Material for this exercise below:

template <int TG, int MF, bool LAYOUT_A, bool SHB, int PITCH, int RW>
__global__ __launch_bounds__(256) __attribute__((amdgpu_waves_per_eu(2))) void wgrad_kernel(const WgradArgs a) {
    constexpr int CIB = LAYOUT_A ? 64 : MF;
    constexpr int COB = LAYOUT_A ? 64 : MF;
    constexpr int KP = MF == 32 ? 2 : 4;
    constexpr int WLP = LAYOUT_A ? 1 : 4;
    constexpr int NACC = MF == 32 ? 16 : 4;
    extern __shared__ __attribute__((aligned(16))) float smem[];
    const int tid = threadIdx.x, lane = tid & 63, wave = tid >> 6;
    const int lm = lane & (MF - 1), lk = lane / MF;
    const int wci = LAYOUT_A ? (wave >> 1) : 0, wco = LAYOUT_A ? (wave & 1) : 0;
    const int wpix = LAYOUT_A ? 0 : wave;

    const int vid = xcd_remap(blockIdx.x, gridDim.x);
    const int n_groups = a.n_cib * a.n_cob * a.n_tg;
    const int g = vid % n_groups, split = vid / n_groups;
    const int tgi = g % a.n_tg;
// ... 300 lines not shown
            _Pragma("unroll") for (int t = 0; t < TG; ++t) acc[t] = __builtin_amdgcn_mfma_f32_32x32x2f32(AV[t], BV, acc[t], 0, 0, 0);
#define RD_WS_SCHED()                                                                              \
            _Pragma("unroll") for (int i = 0; i < TG; ++i) {                                           \
                __builtin_amdgcn_sched_group_barrier(0x008, 1, 0);                                     \
                __builtin_amdgcn_sched_group_barrier(0x100, 1, 0);                                     \
            }                                                                                          \
            __builtin_amdgcn_sched_barrier(0);
            RD_WS_LOAD(a0, b0, 0)
            __builtin_amdgcn_sched_barrier(0);
            static_for<0, 2 * STEPS, 2>([&](auto sc) {
                constexpr int S = decltype(sc)::value;
                RD_WS_LOAD(a1, b1, S + 1)
                RD_WS_MFMA(a0, b0)
                RD_WS_SCHED()
                if constexpr (S + 2 < 2 * STEPS) { RD_WS_LOAD(a0, b0, S + 2) }
                RD_WS_MFMA(a1, b1)
                RD_WS_SCHED()
            });
#undef RD_WS_LOAD
#undef RD_WS_MFMA
#undef RD_WS_SCHED
        }
    }

    float* slab = a.slabs + (size_t)split * a.S * a.Cin * a.Cout;
    const int co = cob0 + wco * 32 + lm;
#pragma unroll
    for (int t = 0; t < TG; ++t) {
        float* dst = slab + (size_t)G.widx[t] * a.Cin * a.Cout;
#pragma unroll
        for (int i = 0; i < 16; ++i) {
            const int ci = cib0 + wci * 32 + (i & 3) + 8 * (i >> 2) + 4 * lk;
            if (ci < a.Cin && co < a.Cout) dst[(size_t)ci * a.Cout + co] = acc[t][i];
        }
    }
}

__global__ __launch_bounds__(256) void wgrad_reduce1_kernel(const float* __restrict__ slabs, float* __restrict__ tmp,
                                                            int n_splits, int J, int64_t E4) {
    const int j = blockIdx.y;
    const float4* src = reinterpret_cast<const float4*>(slabs);
    float4* dst = reinterpret_cast<float4*>(tmp);
    for (int64_t e = (int64_t)blockIdx.x * blockDim.x + threadIdx.x; e < E4; e += (int64_t)gridDim.x * blockDim.x) {
        float4 s = make_float4(0.f, 0.f, 0.f, 0.f);
#pragma unroll 4
        for (int k = j; k < n_splits; k += J) {
            const float4 v = src[(int64_t)k * E4 + e];
            s.x += v.x; s.y += v.y; s.z += v.z; s.w += v.w;
        }
        dst[(int64_t)j * E4 + e] = s;
    }
}

__global__ __launch_bounds__(256) void wgrad_reduce2_kernel(const float* __restrict__ tmp, float* __restrict__ grad, int J,
                                                            int64_t E, int S, int Cin, int Cout, int O, int I, int co_off,
                                                            int accumulate) {
    const int64_t total = (int64_t)S * I * O;
    const bool small = total < (1ll << 31);
    for (int64_t e = (int64_t)blockIdx.x * blockDim.x + threadIdx.x; e < total; e += (int64_t)gridDim.x * blockDim.x) {
        int o, i, t;
        if (small) {
            const unsigned u = (unsigned)e, r = u / (unsigned)O;
            o = (int)(u - r * (unsigned)O);
            t = (int)(r / (unsigned)I);
            i = (int)(r - (unsigned)t * (unsigned)I);
        } else {
            o = (int)(e % O);
            const int64_t r = e / O;
            i = (int)(r % I);
            t = (int)(r / I);
        }
        const float* src = tmp + ((int64_t)t * Cin + i) * Cout + co_off + o;
        float s = 0.f;
        for (int k = 0; k < J; ++k) s += src[k * E];
        float* dst = grad + ((int64_t)o * I + i) * S + t;
        *dst = accumulate ? *dst + s : s;
    }
}

int launch_slab_reduce(const float* slabs, int n_splits, int64_t E, float* tmp, float* grad_oihw, int S, int Cin, int Cout,
                       int O, int I, int co_off, int accumulate, hipStream_t s) {
    RD_CHECK_ARG(E % 4 == 0, "slab_reduce: slab size must be a multiple of 4");
    const int J = n_splits < 16 ? n_splits : 16;
    const int64_t E4 = E / 4;
    if (n_splits <= 16) tmp = const_cast<float*>(slabs);
    else if (co_off == 0) {
        int64_t g1 = cdiv64(E4, 256);
        if (g1 > 2048) g1 = 2048;
        hipLaunchKernelGGL(wgrad_reduce1_kernel, dim3((int)g1, J), dim3(256), 0, s, slabs, tmp, n_splits, J, E4);
        RD_CHECK_LAUNCH("wgrad_reduce1_kernel");
    }
    const int64_t total = (int64_t)S * I * O;
    int64_t g = cdiv64(total, 256);
    if (g > 4096) g = 4096;
    hipLaunchKernelGGL(wgrad_reduce2_kernel, dim3((int)g), dim3(256), 0, s, tmp, grad_oihw, J, E, S, Cin, Cout, O, I, co_off,
                       accumulate);
    RD_CHECK_LAUNCH("wgrad_reduce2_kernel");
    return RD_OK;
}

__global__ __launch_bounds__(256) void wgrad_reduce1_batched_kernel(const RdReduceJob* __restrict__ jobs, const int32_t* __restrict__ block_job) {
    const RdReduceJob jb = jobs[block_job[blockIdx.x]];
    const int lb = (int)blockIdx.x - jb.first_block1;
    const int J = jb.J, j = lb % J, bx = lb / J, nbx = jb.n_blocks1 / J;
    const int64_t E4 = jb.E / 4;
    const float4* src = reinterpret_cast<const float4*>(jb.slabs);
    float4* dst = reinterpret_cast<float4*>(jb.tmp);
    for (int64_t e = (int64_t)bx * 256 + threadIdx.x; e < E4; e += (int64_t)nbx * 256) {
        float4 s = make_float4(0.f, 0.f, 0.f, 0.f);
#pragma unroll 4
        for (int k = j; k < jb.n_splits; k += J) {
            const float4 v = src[(int64_t)k * E4 + e];
            s.x += v.x; s.y += v.y; s.z += v.z; s.w += v.w;
        }
        dst[(int64_t)j * E4 + e] = s;
    }
}

__global__ __launch_bounds__(256) void wgrad_reduce2_batched_kernel(const RdReduceJob* __restrict__ jobs, const int32_t* __restrict__ block_job) {
    const RdReduceJob jb = jobs[block_job[blockIdx.x]];
    const int lb = (int)blockIdx.x - jb.first_block2;
    const unsigned total = (unsigned)jb.S * (unsigned)jb.I * (unsigned)jb.O;
    const float* tmp = jb.n_splits <= 16 ? jb.slabs : jb.tmp;
    for (unsigned u = (unsigned)lb * 256u + threadIdx.x; u < total; u += (unsigned)jb.n_blocks2 * 256u) {
        const unsigned r = u / (unsigned)jb.O;
        const int o = (int)(u - r * (unsigned)jb.O);
        const int t = (int)(r / (unsigned)jb.I);
        const int i = (int)(r - (unsigned)t * (unsigned)jb.I);
        const float* src = tmp + ((int64_t)t * jb.Cin + i) * jb.Cout + jb.co_off + o;
        float s = 0.f;
        for (int k = 0; k < jb.J; ++k) s += src[k * jb.E];
        float* dst = jb.grad + ((int64_t)o * jb.I + i) * jb.S + t;
        *dst = jb.accumulate ? *dst + s : s;
    }
}

int make_reduce_job(const float* slabs, int n_splits, int64_t E, float* grad_oihw, int S, int Cin, int Cout, int O, int I, int co_off,
                    int accumulate, RdReduceJob* jb) {
    RD_CHECK_ARG(E % 4 == 0, "slab_reduce: slab size must be a multiple of 4");
    RD_CHECK_ARG((int64_t)S * I * O < (1ll << 31), "wgrad_reduce_job: one weight tensor must stay below 2^31 elements");
    const int J = n_splits < 16 ? n_splits : 16;
    jb->slabs = slabs; jb->tmp = const_cast<float*>(slabs) + (int64_t)n_splits * E; jb->grad = grad_oihw;
    jb->E = E; jb->n_splits = n_splits; jb->J = J; jb->S = S; jb->Cin = Cin; jb->Cout = Cout; jb->O = O; jb->I = I;
    jb->co_off = co_off; jb->accumulate = accumulate;
    int64_t g1 = cdiv64(E / 4, 256);
    if (g1 > 2048) g1 = 2048;
    jb->n_blocks1 = (n_splits > 16 && co_off == 0) ? (int)g1 * J : 0;
    int64_t g2 = cdiv64((int64_t)S * I * O, 256);
    if (g2 > 4096) g2 = 4096;
    jb->n_blocks2 = (int)g2;
    jb->first_block1 = jb->first_block2 = 0;
    jb->pad_ = 0;
    return RD_OK;
}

End of Material for this exercise.

__Instructions to follow__: Go through the material and copy out every line with "small" in it.

__Task response__:
    const bool small = total < (1ll << 31);
        if (small) {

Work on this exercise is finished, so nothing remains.